“We moan when we don’t have a boyfriend and we moan when we do”
Never has television nailed the modern female mindset so wonderfully. When Miranda rattled this great one liner off on Sex and the City (back when Sex and the City was capable of making accurate depictions of women and not showing them to be nagging money grubbers on the big screen) I, in the midst of my teenage years wondered ‘who the hell would complain about having a boyfriend? I’d sell my right foot for one, I’VE OFFERED TAILAND MY KIDNEY IN HOPES OF A MAIL ORDER BOYFRIEND!’
Years later, with one three year relationship behind me and a seven month one still ongoing, I feel like I understand the sentiment a lot better.
When we’re young and our only insight into relationships comes from media outlets such as Hilary Duff movies and the Twilight books, relationships seem like the Holy Grail.
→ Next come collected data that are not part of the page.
+struct LbStore4Operands { f32x4 q; f16x4 t; };
+__device__ __forceinline__ LbStore4Operands lb_gemm_store4_load(const LbGemmParams& p, int m, int n, int bidx) {
+    LbStore4Operands e;
+    e.q = (f32x4){0.f, 0.f, 0.f, 0.f};
+    e.t = (f16x4){0, 0, 0, 0};
+    if (p.rowvec) e.t = *reinterpret_cast<const f16x4*>(reinterpret_cast<const f16*>(p.rowvec) + (long)bidx * p.ld_rowvec + n);
+    if (p.residual) {
+        if (p.flags & LB_GEMM_RES_F32) {
+            e.q = *reinterpret_cast<const f32x4*>((const float*)p.residual + (long)m * p.ldr + n);
+        } else {
+            typedef float lb_f2 __attribute__((ext_vector_type(2)));
+            const lb_f2 h = __builtin_bit_cast(lb_f2, *reinterpret_cast<const f16x4*>((const f16*)p.residual + (long)m * p.ldr + n));
+            e.q[0] = h[0];
+            e.q[1] = h[1];
+        }
+    }
+    return e;
+}
+__device__ __forceinline__ void lb_gemm_store4_finish(const LbGemmParams& p, int m, int n, const LbStore4Operands& e, f32x4 b, f32x4 v) {
+    float o[4];
+#pragma unroll
+    for (int r = 0; r < 4; ++r) o[r] = v[r] * p.alpha;
+    if (p.bias) {
+#pragma unroll
+        for (int r = 0; r < 4; ++r) o[r] += b[r];
+    }
+    if (p.rowvec) {
+#pragma unroll
+        for (int r = 0; r < 4; ++r) o[r] += (float)e.t[r];
+    }
+    if (p.residual) {
+        if (p.flags & LB_GEMM_RES_F32) {
+#pragma unroll
+            for (int r = 0; r < 4; ++r) o[r] += e.q[r];
+        } else {
+            typedef float lb_f2 __attribute__((ext_vector_type(2)));
+            const f16x4 q16 = __builtin_bit_cast(f16x4, (lb_f2){e.q[0], e.q[1]});
+#pragma unroll
+            for (int r = 0; r < 4; ++r) o[r] += (float)q16[r];
         }
     }
     if (p.flags & LB_GEMM_SILU) {
diff --git a/latentblending_amd/hip/lib.py b/latentblending_amd/hip/lib.py
--- a/latentblending_amd/hip/lib.py
+++ b/latentblending_amd/hip/lib.py
@@ -43,6 +43,7 @@
 GEMM_HALO_RAGGED = 1024
 GEMM_HALO_KSPLIT = 4096
 GEMM_GN_A = 8192
+GEMM_SPLITK_INLAUNCH = 16384
 GEMM_C64 = 2048
 
 _vp, _i, _l, _f, _d = C.c_void_p, C.c_int, C.c_long, C.c_float, C.c_double
@@ -144,6 +145,11 @@
     "lb_conv_halo_set_gn_a": (None, [_i, _i]),
 }
 
+SPLITK_SIGNATURES = {
+    "lb_gemm_splitk_inlaunch_workspace_bytes": (_l, [_i, _i]),
+    "lb_gemm_set_splitk_inlaunch": (None, [_i]),
+}
+
 _NO_CHECK = {"lb_version", "lb_last_error_string", "lb_gemm_workspace_bytes", "lb_jpeg_coefficient_count", "lb_jpeg_workspace_bytes",
              "lb_groupnorm_workspace_bytes", "lb_groupnorm_set_l3_chunk", "lb_conv_halo_set_persistent", "lb_conv_halo_plan","lb_gemm_ch_stat_rows", "lb_conv_halo_set_study", "lb_gemm_set_tuning", "lb_gemm_set_depth", "lb_gemm_set_variant", "lb_gemm_set_wide_store", "lb_gemm_set_lean_epilogue", "lb_gemm_set_t192_waves8", "lb_gemm_set_kgroups", "lb_gemm_pp_set_group", "lb_gemm_set_pp_auto", "lb_gemm_set_policy", "lb_gemm_set_halo", "lb_attn_set_tuning", "lb_layernorm_set_form", "lb_groupnorm_set_fused", "lb_groupnorm_plan", "lb_slerp_set_study", "lb_program_create",
              "lb_program_destroy", "lb_program_recording", "lb_program_num_ops", "lb_program_op_name"}
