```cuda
template <int N, int TA, int TB>
__device__ __forceinline__ void wgmma_bf16(float (&d)[N / 2], uint64_t da, uint64_t db, uint32_t acc) {
  if constexpr (N == 64) wgmma_m64n64k16<TA, TB>(d, da, db, acc);
  else if constexpr (N == 128) wgmma_m64n128k16<TA, TB>(d, da, db, acc);
  else wgmma_m64n256k16<TA, TB>(d, da, db, acc);
}

__device__ __forceinline__ void wgmma_fence() { asm volatile("wgmma.fence.sync.aligned;" ::: "memory"); }
__device__ __forceinline__ void wgmma_commit() { asm volatile("wgmma.commit_group.sync.aligned;" ::: "memory"); }
template <int N>
__device__ __forceinline__ void wgmma_wait() { asm volatile("wgmma.wait_group.sync.aligned %0;" ::"n"(N) : "memory"); }
template <int R>
__device__ __forceinline__ void wgmma_fence_regs(float (&d)[R]) {
#pragma unroll
  for (int i = 0; i < R; ++i) asm volatile("" : "+f"(d[i])::"memory");
}
#endif
}
```

Measured before the change: 4638.

## Add BN=192 GEMM tile width with wgmma m64n192 and split epilogue

Adds a third tile width, BN=192, to the wgmma GEMM. This brings a new m64n192k16 instruction wrapper, dispatch and force_bn support, and the cost-model search now considers 192 as a candidate. The epilogue is factored into a per-width pass function, so 96-column warp slices are handled as one 64-wide pass plus one 32-wide pass. The aim is better SM wave quantization for BERT N sizes (768, 2304, 3072) that divide by 192, at the cost of a prefetch overlap lost in the refactored epilogue and more template instantiations.

```diff
diff --git a/pytorch-distributed-nlp_b200/csrc/gemm.cu b/pytorch-distributed-nlp_b200/csrc/gemm.cu
--- a/pytorch-distributed-nlp_b200/csrc/gemm.cu
+++ b/pytorch-distributed-nlp_b200/csrc/gemm.cu
@@ -14,7 +14,7 @@
   static constexpr int kABytes = BM * BK * 2;
   static constexpr int kBBytes = BN * BK * 2;
   static constexpr int kStageBytes = kABytes + kBBytes;
-  static constexpr int kStages = (BN == 256) ? 4 : 6;
+  static constexpr int kStages = (BN == 128) ? 6 : 4;
   static constexpr int kPipeBytes = kStages * kStageBytes;
   static constexpr int kAccLd = BN + 4;
   static constexpr int kSmemBytes = kPipeBytes + kEpiWarps * kEpiStageBytes + 1024  + 256 ;
@@ -292,8 +292,8 @@
   double best = 1e30;
   Choice c{128, 1};
   const double l2_bytes_per_cycle = 3000.0;
-  const int bns[2] = {256, 128};
-  for (int bi = 0; bi < 2; ++bi) {
+  const int bns[3] = {256, 192, 128};
+  for (int bi = 0; bi < 3; ++bi) {
     const int bn = bns[bi];
     if (a.N % bn != 0 && bn != 128) continue;
     const int tiles = (int)((a.M + BM - 1) / BM) * (int)((a.N + bn - 1) / bn);
@@ -365,7 +365,7 @@
   B2_REQUIRE(a->colsum_out == nullptr || !f32_out, "b2_gemm_bf16: epilogue %d has no bf16 output: colsum_out must be "
              "NULL", e);
   B2_REQUIRE(a->colsum_out == nullptr || a->force_splits <= 1, "b2_gemm_bf16: colsum_out needs force_splits <= 1");
-  if (a->force_bn == 128 || a->force_bn == 256)
+  if (a->force_bn == 128 || a->force_bn == 192 || a->force_bn == 256)
     B2_REQUIRE(a->N % a->force_bn == 0 || a->force_bn == 128, "b2_gemm_bf16: force_bn does not divide N");
   if (a->force_splits > 1)
     B2_REQUIRE(e == B2_EPI_ACCUM_F32 ||
@@ -379,7 +379,7 @@
 
 static int32_t launch_checked(const b2_gemm_args_t* a, cudaStream_t stream) {
   Choice c = choose_config(*a);
-  if (a->force_bn == 128 || a->force_bn == 256) c.bn = a->force_bn;
+  if (a->force_bn == 128 || a->force_bn == 192 || a->force_bn == 256) c.bn = a->force_bn;
   if (a->force_splits >= 1) c.splits = a->force_splits;
   const bool a_mn = a->a_major == B2_MAJOR_MN, b_mn = a->b_major == B2_MAJOR_MN;
 
@@ -390,6 +390,7 @@
     return launch_gemm<BN_, true, true>(*a, c.splits, stream);                       \
   }
   B2_DISPATCH(128)
+  B2_DISPATCH(192)
   B2_DISPATCH(256)
 #undef B2_DISPATCH
   set_error("b2_gemm_bf16: no kernel for BN=%d", c.bn);
diff --git a/pytorch-distributed-nlp_b200/csrc/gemm_epilogue.cuh b/pytorch-distributed-nlp_b200/csrc/gemm_epilogue.cuh
--- a/pytorch-distributed-nlp_b200/csrc/gemm_epilogue.cuh
+++ b/pytorch-distributed-nlp_b200/csrc/gemm_epilogue.cuh
@@ -96,20 +96,105 @@
   }
 }
 
+template <int WT>
+__device__ __forceinline__ void epilogue_bf16_pass(const GemmKernelParams& p, const DropCtx& drop, const float* arow,
+                                                   int row0, int rows_valid, int n, int lane, uint8_t* stage) {
+  constexpr int CH = WT / 8;
+  const int m = row0 + lane;
+  const bool has_aux = p.epilogue == B2_EPI_BIAS_DROPOUT_RESIDUAL || p.epilogue == B2_EPI_RESIDUAL ||
+                       p.epilogue == B2_EPI_GELU_BWD;
+  const bool active = n < p.N && rows_valid > 0;
+  if (has_aux && active) {
+    tile_g2s_async<CH>(stage, reinterpret_cast<const uint8_t*>(p.aux_in + (size_t)row0 * p.ld_aux_in + n),
+                       p.ld_aux_in * 2, lane, rows_valid);
+    tile_async_wait();
+    __syncwarp();
+  }
+#pragma unroll 1
+  for (int h = 0; h < WT / 32; ++h) {
+    float f[32];
+    {
+      uint32_t v[32];
+      acc_ld32(arow + h * 32, v);
+#pragma unroll
+      for (int j = 0; j < 32; ++j) f[j] = __uint_as_float(v[j]);
+    }
+    if (!active) continue;
+    const int nh = n + h * 32;
+    if (p.bias != nullptr) {
+#pragma unroll
+      for (int j = 0; j < 32; j += 8) {
+        const uint4 b = ldg16(p.bias + nh + j);
+        f[j + 0] += bf16_lo(b.x); f[j + 1] += bf16_hi(b.x); f[j + 2] += bf16_lo(b.y); f[j + 3] += bf16_hi(b.y);
+        f[j + 4] += bf16_lo(b.z); f[j + 5] += bf16_hi(b.z); f[j + 6] += bf16_lo(b.w); f[j + 7] += bf16_hi(b.w);
+      }
+    }
+    if (has_aux) {
+      float r[32];
+      row_read32<CH>(stage, lane, 4 * h, r);
+      if (p.epilogue == B2_EPI_BIAS_DROPOUT_RESIDUAL) {
+#pragma unroll
+        for (int j = 0; j < 32; j += 8) {
+          const uint32_t keep = dropout_keep8(drop, (unsigned long long)m * p.N + nh + j);
+#pragma unroll
+          for (int i = 0; i < 8; ++i) f[j + i] = (((keep >> i) & 1u) ? f[j + i] * drop.scale : 0.f) + r[j + i];
+        }
+      } else if (p.epilogue == B2_EPI_RESIDUAL) {
+#pragma unroll
+        for (int j = 0; j < 32; ++j) f[j] += r[j];
+      } else {
+#pragma unroll
+        for (int j = 0; j < 32; ++j) f[j] *= gelu_erf_grad(r[j]);
+      }
+    }
+    row_write32<CH>(stage, lane, 4 * h, f);
+  }
+  if (active) {
+    __syncwarp();
+    if (p.epilogue == B2_EPI_BIAS_GELU) {
+      tile_s2g<CH>(stage, reinterpret_cast<uint8_t*>(p.aux_out + (size_t)row0 * p.ld_aux_out + n), p.ld_aux_out * 2,
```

We picture ourselves finding ‘the one’ (the one usually looking a lot like Chad Michael Murray in A Cinderella Story) and upon finding the one we expect the whole ‘relationship’ side of the romance to just… be. If we’re honest, back in our school girl fantasies, the romance we pictured didn’t last much longer than the first kiss.
Maybe when you hit fifteen this progresses to the first shag, were said sexual fantasy would throw you on the bed and give you the best orgasm of your life – this orgasm being far superior to the ones you’ve been giving yourself late at night with your left hand and the atonement library scene set on repeat. We don’t think about how we would spend our time together for years and years on end. We don’t consider things like the sex getting monotonous, or what we’ll say when you get given a DVD for your anniversary when you were really hoping for that white-gold necklace in the shops. What we don’t consider, when we’re yelling at the TV, telling Miranda to bugger herself for complaining about having the oh-so-desired boyfriend, is how relationships actually work. Or more to the point, how it works in comparison to singlehood.
And let’s be honest, despite what movies like Bridget Jones tells us, being single isn’t all that bad.
|Case in point: LOOK AT HOW MUCH FUN SHE’S HAVING!|
There’s a lot to be said about being in a relationship. Humans are pack animals by nature, we like having company and being spooned just before we go to sleep. Having a relationship fulfils our basic need to be with someone – we don’t call them our other half for nothing. Yet relationships aren’t perfect. For a start they force us out of our other basic instinct which is to be selfish. We all like doing our own things, we like going places when we want to, we like watching things we want to watch. This selfishness is challenged when you enter a relationship. All of a sudden you have to ask ‘what do you fancy for dinner tonight’ and have to force lies such as ‘oh sure, I’d love to watch the football’.
Being in a relationship also makes life a little more predictable. When you go out with your friends for a night out, you know this isn’t going to be the night you meet your soul mate while dancing to Michael Jackson’s Smooth Criminal. You’re not going to enter into a wild romance and sprint off to France at the end of the night. What you WILL be doing is dancing poorly and spilling drinks down yourself saying ‘GOD I MISS BEING SINGLE’ as you spy your friend Sarah sticking her tongue down some boy’s throat who she perceived to look like George Clooney who fact looks more like Chris Moyles. And later on in the morning, when Sarah wakes up with Moyles (in a very literal way) she will wail ‘GOD WHY DON’T I HAVE A BOYFRIEND?’
This is what Miranda meant when she said: “We moan when we don’t have a boyfriend and we moan when we do”. Women are the biggest sufferers of chronic dissatisfaction. When we see what another woman has we start to question the value of our own shit. The minute we become a Miranda we want to be a Carrie, and the minute we become a Carrie we want to be a Charlotte (those of you who haven’t watched Sex and the City are probably feeling really left out right now), and so on and so forth.
When single we miss the companionship, when in a relationship we miss the freedom. Perhaps if women spent more time focusing on the positive elements of their situations, the things we lack wouldn’t matter so much.